Répartition des charges
Entretien, travaux, impôts… la répartition entre le vendeur et l’acheteur du paiement des charges du bien vendu diffère selon le type de viager ou les clauses du contrat de vente. Dans le cas d’un viager vendu occupé avec usufruit. En l’absence de précision dans l’acte de vente, trois types de charges sont payées par le vendeur : les réparations et les charges d’entretien courant du logement sauf si le vendeur libère totalement le bien vendu, les taxes d’habitation, foncière et d’enlèvement des ordures ménagères ainsi que les factures d’énergie. En revanche, les grosses réparations sont prises en charge par l’acheteur. Si le bien est vendu en viager libre, les charges (factures d’énergie, taxes, impôts…), l’entretien courant et toutes les réparations sont à la charge de l’acheteur. La taxe foncière est également à la charge de l’acheteur qui en est redevable. En matière de fiscalité, les rentes viagères sont soumises à l’impôt sur le revenu pour une fraction de leur montant, comprise entre 30 et 70 % et décroissante avec l’âge du vendeur.
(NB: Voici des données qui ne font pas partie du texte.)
template <typename T>
static int launch_rings(const RingLaunch &L) {
  TriTables tables;
  if (!build_tri_tables(L.quad_order, int(sizeof(T)), &tables))
    return fail(TFEM_ERR_UNSUPPORTED, "Integration order not implemented");
  const int64_t *z = L.layout;
  if (z[0] == 0) return TFEM_OK;
  const bool src = L.source != nullptr;
  const bool load = L.fq != nullptr || src;
  const bool kmat = L.vals != nullptr;
  if (src && L.fq) return fail(TFEM_ERR_INVALID_ARGUMENT, "source values AND a source program");
  if (!kmat && !load) return fail(TFEM_ERR_INVALID_ARGUMENT, "nothing to assemble");
  if (!L.coords || !L.plan || (load && !L.fout)) return fail(TFEM_ERR_INVALID_ARGUMENT, "NULL pointer");
  RingArgs<T> a;
  int st = ring_args_init<T>(tables, z, L.coords, L.plan, L.n_verts, L.alpha, L.beta, a);
  if (st != TFEM_OK) return st;
  const int64_t rb = int64_t(sizeof(T));
  const int64_t extents[3] = {kmat ? L.nnz * rb : 0, (load && !src) ? L.n_elems * tables.nq * rb : 0,
                              load ? L.n_verts * rb : 0};
  st = check_extents("ring kernel", extents, 3);
  if (st != TFEM_OK) return st;
// ... 30 lines not shown
    auto near = [tol](double x, double y) { return std::fabs(x - y) <= tol; };
    bool ok = tables.hw[1] == tables.hw[2] && tables.hw[1] == tables.hw[3];
    for (int i = 0; i < 3; ++i) {
      ok = ok && near(tables.lam[0][i], c0);
      for (int q = 1; q < 4; ++q) ok = ok && near(tables.lam[q][i], i == at[q] ? aa : b);
    }
    if (!ok) return fail(TFEM_ERR_UNSUPPORTED, "the 4-point rule is not the reference's order-3 rule");
    a.qsym[0] = T(c0);
    a.qsym[1] = T(b);
    a.qsym[2] = T(d);
    a.qsym[3] = T(c0) * T(tables.hw[0]);
    a.qsym[4] = T(b) * T(tables.hw[1]);
    a.qsym[5] = T(d) * T(tables.hw[1]);
  }
  if (src) {
    if (z[20] == 0 || z[21] == 0)
      return fail(TFEM_ERR_UNSUPPORTED, "the ring plan carries no element vertex table (source programs)");
    a.off_tverts = unsigned(z[20]);
    a.off_chain = unsigned(z[24]);
    a.off_hin = unsigned(z[26]);
    a.chain_len = int(z[25]);
    if (a.chain_len < 1 || z[24] == 0 || z[26] == 0)
      return fail(TFEM_ERR_INVALID_ARGUMENT, "the ring plan carries no chain order (layout of an older build?)");
    st = src_convert<T>(L.source, &a.src);
    if (st != TFEM_OK) return st;
  }
  const int64_t t_first = L.tile_first, t_count = L.tile_count < 0 ? z[0] - L.tile_first : L.tile_count;
  if (t_first < 0 || t_count < 0 || t_first + t_count > z[0])
    return fail(TFEM_ERR_INVALID_ARGUMENT, "tile range [%lld, +%lld) outside the plan's %lld tiles",
                (long long)t_first, (long long)t_count, (long long)z[0]);
  if (kmat && z[23] > 0 && (t_first != 0 || t_count != z[0]))
    return fail(TFEM_ERR_UNSUPPORTED, "a ring plan with long rows is launched over all of its tiles: the rows of "
                "the vertices with 8 .. 15 neighbours are written by one launch over all of them");
  if (t_count == 0) return TFEM_OK;
  a.n_tiles = int(t_count);
  a.n_runs = 0;
  if (src) {
    a.u_first = int(t_first);
    if (z[28] > 0 && (t_first != 0 || t_count != z[0]))
      return fail(TFEM_ERR_UNSUPPORTED, "tile ranges need a plan built with flagged vertices (its blocks break between the ranges)");
    if (z[28] > 0) {
      a.n_runs = int(z[28]);
      a.off_runs = unsigned(z[30]);
    }
  } else {
    a.off_desc += 80u * unsigned(t_first);
  }
  const bool mass = L.beta != 0.0;
  const int slots = int(z[6]);
  a.lds_elem = load ? int(z[17]) : 0;
  const size_t lds = size_t(4 * a.lds_vert) * sizeof(T) +
                     (kmat ? size_t(kRingWaves) * size_t(64 * (slots + 1) + 2) * sizeof(T) : 0) +
                     (src ? size_t(3 * (a.lds_vert + 2)) * sizeof(T)
                          : load ? size_t(3 * a.lds_elem + 4) * sizeof(T) : 0);
  const bool chunk = z[13] != 0;
  a.plain_stores = !load;
  if (const char *v = std::getenv("TFEM_RINGS_STORES")) a.plain_stores = std::strcmp(v, "plain") == 0;
  bool wide = src && src_depth(L.source) <= 2;
  if (const char *v = std::getenv("TFEM_SRC_WIDE")) wide = wide && std::atoi(v) != 0;
  void *kernel = pick_ring_kernel<T>(slots, mass, chunk, load ? tables.nq : 0, src, kmat, wide);
  if (!kernel) return fail(TFEM_ERR_UNSUPPORTED, "Integration order not implemented");
  int per_cu = 0;
  st = resident_per_cu(kernel, kRingBlock, lds, &per_cu);
  if (st != TFEM_OK) return st;
  const int deal = a.xcd_interleave > 0 ? a.xcd_interleave : 1;
  int per = int((t_count + 8 * deal - 1) / (8 * deal)) * deal;
  if (src) {
    const int64_t first_block = t_first / a.chain_len, last_block = (t_first + t_count - 1) / a.chain_len;
    per = int((last_block - first_block + 1 + 7) / 8);
    if (a.n_runs > 0) per = (a.n_runs + 7) / 8;
  }
  if (L.blocks_per_cu > 0 && L.blocks_per_cu < per_cu) per_cu = L.blocks_per_cu;
  int cus = device_cu_count();
  if (const char *v = std::getenv("TFEM_RINGS_RESERVE_CUS")) cus = std::max(8, cus - 8 * std::max(0, std::atoi(v)));
  const int blocks = std::min(per * 8, (cus * per_cu / 8) * 8);
  const dim3 grid{unsigned(blocks)}, block{unsigned(kRingBlock)};
  void *params[] = {&a};
  hipError_t e = hipLaunchKernel(kernel, grid, block, params, lds, L.stream);
  if (e != hipSuccess) return fail(TFEM_ERR_HIP, "ring kernel launch: %s", hipGetErrorString(e));
  if (kmat && z[23] > 0) {
    const dim3 lgrid{unsigned((16 * z[23] + kRingBlock - 1) / kRingBlock)};
    if (mass)
// ... 11 lines not shown
static int ring_entry(const void *coords, int real_bytes, int64_t n_verts, int quad_order, double alpha,
                      double beta, const void *plan_device, const int64_t *plan_layout_host, void *vals,
                      int64_t nnz, const void *fq, const tfem_source_program *source, int64_t n_elems,
                      void *fout, int64_t tile_first, int64_t tile_count, void *stream) {
  if (real_bytes != 4 && real_bytes != 8)
    return fail(TFEM_ERR_INVALID_ARGUMENT, "real_bytes must be 4 or 8");
  if (!plan_layout_host) return fail(TFEM_ERR_INVALID_ARGUMENT, "plan_layout_host is NULL");
  RingLaunch L{coords, quad_order, alpha, beta, static_cast<const unsigned char *>(plan_device),
               plan_layout_host, n_verts, nnz, vals, static_cast<hipStream_t>(stream)};
  L.fq = fq;
  L.source = source;
  L.n_elems = n_elems;
  L.fout = fout;
  L.tile_first = tile_first;
  L.tile_count = tile_count;
  if (const char *v = std::getenv("TFEM_RINGS_PER_CU")) L.blocks_per_cu = std::atoi(v);
  return real_bytes == 8 ? launch_rings<double>(L) : launch_rings<float>(L);
}

}
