int launch_ff_fused(const af2_ff_weights* w, float* x, long long T, int d, int hidden, cudaStream_t s) {
  if (T <= 0) return AF2_OK;
  if (!aligned16(x)) return fail(AF2_ERR_BAD_ARG, "feed_forward: x not 16-byte aligned");
  using L = FfSmem;
  static bool configured_dev[MAX_DEVICES] = {false};
  static int max_clusters_dev[MAX_DEVICES] = {0};
  int& max_clusters = max_clusters_dev[cur_dev()];
  if (!configured_dev[cur_dev()]) {
    CUDA_OK(cudaFuncSetAttribute(ff_tc_kernel, cudaFuncAttributeMaxDynamicSharedMemorySize, L::TOTAL));
    cudaLaunchConfig_t qc;
    memset(&qc, 0, sizeof(qc));
    qc.gridDim = dim3(sm_count(), 1, 1); qc.blockDim = dim3(FF_THREADS, 1, 1); qc.dynamicSmemBytes = L::TOTAL;
    cudaLaunchAttribute qa[1];
    qa[0].id = cudaLaunchAttributeClusterDimension; qa[0].val.clusterDim.x = 2; qa[0].val.clusterDim.y = 1; qa[0].val.clusterDim.z = 1;
    qc.attrs = qa; qc.numAttrs = 1;
    int nc = 0;
    if (cudaOccupancyMaxActiveClusters(&nc, ff_tc_kernel, &qc) != cudaSuccess || nc <= 0) { cudaGetLastError(); nc = sm_count() / 2; }
    max_clusters = nc < sm_count() / 2 ? nc : sm_count() / 2;
    configured_dev[cur_dev()] = true;
  }
  const int n1p = (hidden + 127) / 128 * 256;
  CUtensorMap tw1, tb1, tw2, tx;
  {
    unsigned long long dw[2] = {(unsigned long long)d, (unsigned long long)n1p};
    unsigned long long sw[1] = {(unsigned long long)d * 2};
    unsigned bw[2] = {64, 64};
    AF2_TRY(make_tmap(&tw1, w->w_cat, 2, dw, sw, bw, CU_TENSOR_MAP_SWIZZLE_128B));
    unsigned long long dx[2] = {16ull, (unsigned long long)n1p};
    unsigned long long sx[1] = {32ull};
    unsigned bx[2] = {16, 64};
    AF2_TRY(make_tmap(&tb1, w->w_ext, 2, dx, sx, bx, CU_TENSOR_MAP_SWIZZLE_32B));
    unsigned long long d2[2] = {(unsigned long long)hidden, (unsigned long long)d};
    unsigned long long s2[1] = {(unsigned long long)hidden * 2};
    unsigned b2[2] = {64, (unsigned)(d / 2)};
    AF2_TRY(make_tmap(&tw2, w->w2, 2, d2, s2, b2, CU_TENSOR_MAP_SWIZZLE_128B));
    unsigned long long dxr[2] = {(unsigned long long)d, (unsigned long long)T};
    unsigned long long sxr[1] = {(unsigned long long)d * 4};
    unsigned bxr[2] = {32, 32};
    AF2_TRY(make_tmap(&tx, x, 2, dxr, sxr, bxr, CU_TENSOR_MAP_SWIZZLE_128B, CU_TENSOR_MAP_DATA_TYPE_FLOAT32));
  }
  FfParams p;
  memset(&p, 0, sizeof(p));
  p.x = x; p.b2 = w->b2; p.T = T; p.d = d; p.hidden = hidden; p.inv_d = 1.0f / (float)d; p.eps = 1e-5f;
  p.m_units = (int)((T + 255) / 256);
  const int clusters = p.m_units < max_clusters ? p.m_units : max_clusters;
  const double flops = 2.0 * T * (double)d * hidden * 3;
  const double bytes = (double)T * d * 8 + (double)n1p * d * 2 + (double)d * hidden * 2;
  ProfScope ps(s, KC_GEMM_LINEAR, flops, bytes);
  cudaLaunchConfig_t cfg;
  memset(&cfg, 0, sizeof(cfg));
  cfg.gridDim = dim3(clusters * 2, 1, 1); cfg.blockDim = dim3(FF_THREADS, 1, 1); cfg.dynamicSmemBytes = L::TOTAL; cfg.stream = s;
  cudaLaunchAttribute at[2];
  at[0].id = cudaLaunchAttributeClusterDimension; at[0].val.clusterDim.x = 2; at[0].val.clusterDim.y = 1; at[0].val.clusterDim.z = 1;
  at[1].id = cudaLaunchAttributeProgrammaticStreamSerialization; at[1].val.programmaticStreamSerializationAllowed = 1;
  cfg.attrs = at; cfg.numAttrs = g_pdl ? 2 : 1;
  CUDA_OK(cudaLaunchKernelEx(&cfg, ff_tc_kernel, tw1, tb1, tw2, tx, p));
  return AF2_OK;
}

int launch_outer_scale(const uint8_t* mask, float* scale, uint32_t* words, int row0, int rows, int S, int N, float eps, cudaStream_t s);

int ew_grid(long long n) {
  long long b = (n + 255) / 256;
  long long cap = (long long)sm_count() * 8;
  return (int)(b < cap ? (b > 0 ? b : 1) : cap);
}

int launch_outer_scale(const uint8_t* mask, float* scale, uint32_t* words, int row0, int rows, int S, int N, float eps, cudaStream_t s) {
  const long long T = (long long)rows * N;
  if (T <= 0) return AF2_OK;
  const int nw = (S + 31) / 32;
  const size_t smem = (size_t)nw * N * 4;
  ProfScope ps(s, KC_MISC, 0.0, 0.0);
  if (words && smem <= 160 * 1024) {
    static size_t configured[MAX_DEVICES] = {0};
    if (smem > 48 * 1024 && smem > configured[cur_dev()]) {
      CUDA_OK(cudaFuncSetAttribute(outer_scale_bits_kernel, cudaFuncAttributeMaxDynamicSharedMemorySize, (int)smem));
      configured[cur_dev()] = smem;
    }
    mask_pack_bits_kernel<<<ew_grid((long long)nw * N), 256, 0, s>>>(mask, words, S, N);
    CUDA_OK(cudaGetLastError());
    const long long need = (T + 255) / 256;
    const int grid = (int)(need < sm_count() ? need : sm_count());
    outer_scale_bits_kernel<<<grid, 256, smem, s>>>(words, scale, row0, rows, S, N, eps);
  } else {
    outer_scale_rows_kernel<<<ew_grid(T), 256, 0, s>>>(mask, scale, row0, rows, S, N, eps);
  }
  CUDA_OK(cudaGetLastError());
  return AF2_OK;
}

}

extern "C" {

const char* af2_last_error(void) { return g_err; }
int af2_abi_version(void) { return 2; }

unsigned long long af2_launch_count(void) { return g_launches; }

void af2_profile_enable(int on) {
  g_prof = on != 0;
  if (g_prof) {
    for (auto& r : g_recs) { g_pool.push_back(r.a); g_pool.push_back(r.b); }
    g_recs.clear();
  }
}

En matière d’impôt sur la fortune immobilière (IFI), pour un viager occupé, le vendeur doit intégrer la valeur d’occupation du bien s’il continue de l’habiter. De son côté, l’acheteur doit intégrer à l’assiette de cet impôt la valeur du bien, déduction faite de la valeur d’occupation par le vendeur. En cas de viager libre, l’IFI sera assis donc sur l’intégralité de la valeur du bien qui doit être déclarée. En contrepartie, l’acheteur a la possibilité d’inscrire au passif de son IFI la valeur capitalisée de la rente qu’il verse à son vendeur. Si le vendeur réalise une plus-value, celle-ci est taxable sauf dans le cas de la vente en viager d’une résidence principale. Pour calculer, le prix de vente et le prix de revient, il convient de prendre en compte le montant de la rente. Pour le vendeur, le prix de vente retenu correspond au montant du bouquet augmenté de la valeur en capital de la rente perçue. Pour l’acquéreur, le calcul du prix de revient du bien acquis en viager consiste à additionner le montant du bouquet, les rentes versées jusqu’à la vente et le capital correspondant aux rentes à payer si le vendeur n’est pas décédé. Les droits de mutation et frais de notaire sont calculés selon les mêmes taux que pour une vente classique. L’assiette pour le calcul des droits correspond alors au montant du bouquet augmenté de la valeur capitalisée des rentes dues.